As we pushed through the 200 training episodes, feeding real environment rewards back for gradient updates, we watched the model genuinely learn. The agents started to form a shared, cohesive understanding of the disaster zone. The NDRF agent learned to query the Hospital agent before dispatching victims. The Government agent started listening to the NGO's local insights to allocate resources more effectively.

It felt like a profound breakthrough moment. We weren't just watching a loss curve go down on a monitor; we were watching digital responders learn to collaborate and save lives. By Episodes 191-200, the average reward had climbed to 36.63—an overall improvement of 56.4%. The reward curve wasn't just a graph to us; it was mathematical proof that the devastating coordination silos we’d watched on the news could actually be broken down.

The reward curve across 200 training episodes. The red moving average line shows the agent improving from 23.42 to 36.63 — a 56.4% improvement in coordination quality.

Why This Matters

We didn't build Triage Wars just to win a hackathon. We built it because we genuinely believe this technology can be a blueprint for the future of disaster management.This is named triage wars because triage itself means sorting and prioritizing based on urgency and availability of resources.In our case these resources are the NDRF teams, hospital capacity, government funds and NGO volunteers.

Imagine a world where real-world response commanders can sit down in a risk-free simulation and practice coordinating against AI agents that mimic the unpredictability of a real crisis. Imagine using these models to predict resource bottlenecks before they happen, allowing governments to position life-saving supplies exactly where they will be needed.

Most importantly, we hope to demonstrate mathematically that shared intelligence and coordinated action save more lives than isolated heroics.

Try It Yourself

We want to share this work with the world. We’ve open-sourced our models, the environment, and the code so you can run Triage Wars yourself, break it, improve it, and perhaps help us take it further.

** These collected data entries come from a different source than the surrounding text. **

static plp_status orb_run(plp_orb *o, const uint8_t *d_imgs, int batch, size_t step, const uint8_t *d_mask,
                          size_t mask_step, plp_keypoint *d_kp, uint8_t *d_desc, int32_t *d_n, int32_t *d_status) {
    plp_ctx *ctx = o->ctx;
    OrbDev D = o->dev;
    D.img0 = d_imgs;
    D.img0_step = step;
    D.img0_frame_stride = step * (size_t)o->rows;
    D.mask = d_mask;
    D.mask_step = mask_step;
    D.status = d_status ? d_status : o->d_status;
    o->last_batch = batch;
    o->last_img0 = d_imgs;
    o->last_step = step;
    PLP_CUDA_TRY(cudaMemsetAsync(D.status, 0, (size_t)batch * sizeof(int), ctx->stream));
    for (int l = 1; l < D.num_levels; ++l) {
        const int quads = ((D.lv[l].w + 3) >> 2) * ((D.lv[l].h + kResizeRows - 1) / kResizeRows);
        if (quads <= 0) continue;
        dim3 grid(div_up(quads, 256), batch);
        PLP_LAUNCH(ctx, pyr_resize_kernel, grid, 256, 0, D, l, o->d_xtab[l], o->d_ytab[l]);
    }
    bool tma = o->maps_ok;
    if (tma && (o->map0_img != d_imgs || o->map0_step != step || o->map0_batch != batch)) {
        tma = encode_level_map(&o->maps.m[0], d_imgs, D.lv[0].w, D.lv[0].h, batch, step, D.img0_frame_stride);
        o->map0_img = tma ? d_imgs : nullptr;
        o->map0_step = step;
        o->map0_batch = batch;
    }
    if (D.num_cells > 0) {
        dim3 grid(D.num_cells, batch), grid_run(div_up(D.num_cells, kFastRun), batch);
        if (tma)
            PLP_LAUNCH(ctx, fast_cells_tma_kernel, grid_run, 256, 0, o->maps, D, kFastRun);
        else
            PLP_LAUNCH(ctx, fast_cells_kernel_v2, grid, 256, 0, D);
    }
    if (D.num_blur_tiles > 0) {
        dim3 grid(D.num_blur_tiles, batch), grid_run(div_up(D.num_blur_tiles, kBlurRun), batch);
        if (tma)
            PLP_LAUNCH(ctx, blur_tiles_tma_kernel, grid_run, kBlurThreads, 0, o->maps, D, kBlurRun);
        else
            PLP_LAUNCH(ctx, blur_tiles_kernel, grid, kBlurThreads, 0, D);
    }
    {
        dim3 grid(D.num_levels, batch);
        if (ctx->timing) plp::timing_begin(ctx, o->qt_small ? "quadtree_kernel<1024>" : "quadtree_kernel<2048>");
        const QtJob J = qt_job(D);
        if (o->qt_small)
            kQtSmall<<<grid, kQtThreadsSmall, o->qt_smem, ctx->stream>>>(J);
        else
            kQtLarge<<<grid, kQtThreadsLarge, o->qt_smem, ctx->stream>>>(J);
        if (ctx->timing) plp::timing_end(ctx);
        ctx->launches++;
    }
    {
        const int kp_est = std::max(256, (int)o->params.max_num_keypts);
        dim3 grid(div_up(std::min(D.total_slots, kp_est), kDescWarps * kDescRun), batch);
        PLP_LAUNCH(ctx, describe_kernel, grid, kDescWarps * 32, 0, D, d_kp, d_desc, d_n);
    }
    PLP_CHECK_LAUNCH();
    return PLP_OK;
}

plp_status plp_orb_extract_batch_dev(plp_orb *o, const uint8_t *d_imgs, int batch, size_t step, plp_keypoint *d_kp,
                                     uint8_t *d_desc, int32_t *d_n, int32_t *d_status) {
    PLP_REQUIRE(o && d_imgs && d_kp && d_desc && d_n, "null pointer");
    PLP_REQUIRE(batch >= 1 && batch <= o->max_batch, "batch exceeds the handle's max_batch");
    PLP_REQUIRE(step >= (size_t)o->cols, "step < cols");
    PLP_CUDA_TRY(cudaSetDevice(o->ctx->device));
    return orb_run(o, d_imgs, batch, step, nullptr, 0, d_kp, d_desc, d_n, d_status);
}
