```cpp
namespace {
int64_t sk_plan(const TileCfg &tc, const usot_conv_desc *d, int n, ConvBatch &bt, SkInfo &sk)
{
    long U = 0, T = 0;
    int ktmax = 1;
    for (int i = 0; i < n; ++i) {
        ConvK &p = bt.p[i];
        if (d[i].Cin % tc.bk || p.ksplit != 1 || d[i].w_frag || d[i].defer) return USOT_EINVAL;
        p.MT = (p.M + tc.bm - 1) / tc.bm;
        p.NT = (d[i].Cout + tc.bn - 1) / tc.bn;
        const int kt = p.K / tc.bk;
        sk.ubase[i] = (int)U;
        sk.tbase[i] = (int)T;
        U += (long)p.groups * p.MT * p.NT * kt;
        T += (long)p.groups * p.MT * p.NT;
        ktmax = kt > ktmax ? kt : ktmax;
    }
    if (U <= 0 || U > 0x3fffffffL) return USOT_EINVAL;
    for (int i = n; i < 5; ++i) { sk.ubase[i] = (int)U; sk.tbase[i] = (int)T; }
    const int usot_dv = usot_device_slot();
// ... 32 lines not shown
    bt.n = n;
    for (int i = 0; i < n; ++i) {
        usot_conv_desc c = d[i];
        if (!c.y) c.y = (float *)c.x;
        int rc = fill_params(&c, bt.p[i]);
        if (rc != USOT_OK) return rc;
    }
    return sk_plan(tc, d, n, bt, sk);
}

extern "C" int usot_conv_tile_streamk(int tile) { return (tile >= 1 && tile <= kNumTiles && kTiles[tile - 1].skfn) ? 1 : 0; }

extern "C" int usot_conv2d_batch_f32(void *stream, const usot_conv_desc *d, int n)
{
    const int usot_dv = usot_device_slot();
    if (usot_dv < 0) return USOT_ESTATE;
    if (!d || n < 1 || n > 4) return USOT_EINVAL;
    ConvBatch bt;
    bt.n = n;
    int rc;
    for (int i = 0; i < n; ++i)
        if ((rc = fill_params(&d[i], bt.p[i])) != USOT_OK) return rc;
    int tile = d[0].tile;
    if (tile == 0) {
        int big = 0;
        for (int i = 1; i < n; ++i)
            if ((long)bt.p[i].M * bt.p[i].Cout * bt.p[i].K > (long)bt.p[big].M * bt.p[big].Cout * bt.p[big].K) big = i;
        tile = pick_tile(&d[big], bt.p[big].M);
    }
    if (tile < 1 || tile > kNumTiles) return USOT_EINVAL;
    const TileCfg &tc = kTiles[tile - 1];
    if (!tc.fn && !tc.skfn) return USOT_ENOTBUILT;
    long blocks = 0;
    if (tc.skfn) {
        SkInfo sk;
        const int64_t need = sk_plan(tc, d, n, bt, sk);
        if (need < 0) return (int)need;
        if (!d[0].ws) return USOT_EINVAL;
        for (int i = 0; i < n; ++i) bt.p[i].ws = d[0].ws;
        for (int i = 0; i < 5; ++i) bt.start[i] = 0;
        const size_t lds = (size_t)tc.stages * (tc.bm + tc.bn) * (tc.bk + 4) * sizeof(float);
        hipLaunchKernelGGL(tc.skfn, dim3((unsigned)sk.G), dim3(tc.threads), lds, (hipStream_t)stream, bt, sk);
        if (hipGetLastError() != hipSuccess) return USOT_ELAUNCH;
        return USOT_OK;
    }
    if (tc.nst) {
        double work = 0;
        for (int i = 0; i < n; ++i) work += (double)bt.p[i].M * bt.p[i].Cout * bt.p[i].groups;
        int cus = 256;
        {
            int dev = 0;
            hipDeviceProp_t prop;
            if (hipGetDevice(&dev) == hipSuccess && hipGetDeviceProperties(&prop, dev) == hipSuccess && prop.multiProcessorCount > 0)
                cus = prop.multiProcessorCount;
        }
        for (int i = 0; i < n; ++i) {
            ConvK &p = bt.p[i];
            const int pk = 128 * tc.rps;
            if (p.K != tc.nst * pk || (d[i].Cin % pk) || (d[i].Cout & 31) || p.ksplit != 1 || d[i].w_frag != 1) return USOT_EINVAL;
            if (p.groups > 1 && (p.w_gs % ((long)16 * p.K))) return USOT_EINVAL;
            if ((long)p.N * p.H * p.W * p.Cin >= (1L << 31)) return USOT_EINVAL;
            p.MT = (p.M + 31) / 32;
            p.NT = d[i].Cout / 32;
            const double share = (double)p.M * p.Cout * p.groups / work;
            int pr = (int)(cus * share / ((double)p.groups * p.NT));
            if (d[i].ksplit < 0) pr = -d[i].ksplit;
// ... 78 lines not shown
```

• Model: huggingface.co/132ragini/triage-wars-llm
• Environment: huggingface.co/spaces/132ragini/triage-wars-env
• Environment API Docs: 132ragini-triage-wars-env.hf.space/docs
• GitHub: github.com/PiyushJha-25/triage-wars
• Training Notebook: Open in Colab
• Blog: huggingface.co/132ragini/triage-wars-llm

What's Next

We are just two engineering students, but our vision for this project is vast. Our immediate next steps are to integrate actual historical data from the NDRF to make the simulations even more realistic. We want to scale up to larger foundational models capable of more complex, multi-step planning, and introduce even more agents to represent local law enforcement and civilian volunteer networks.

When the next disaster strikes, we don't want to be helplessly watching coordination failures on the news. We want to know that the teams on the ground have the best possible training and systems to work as one. That’s what Triage Wars is all about.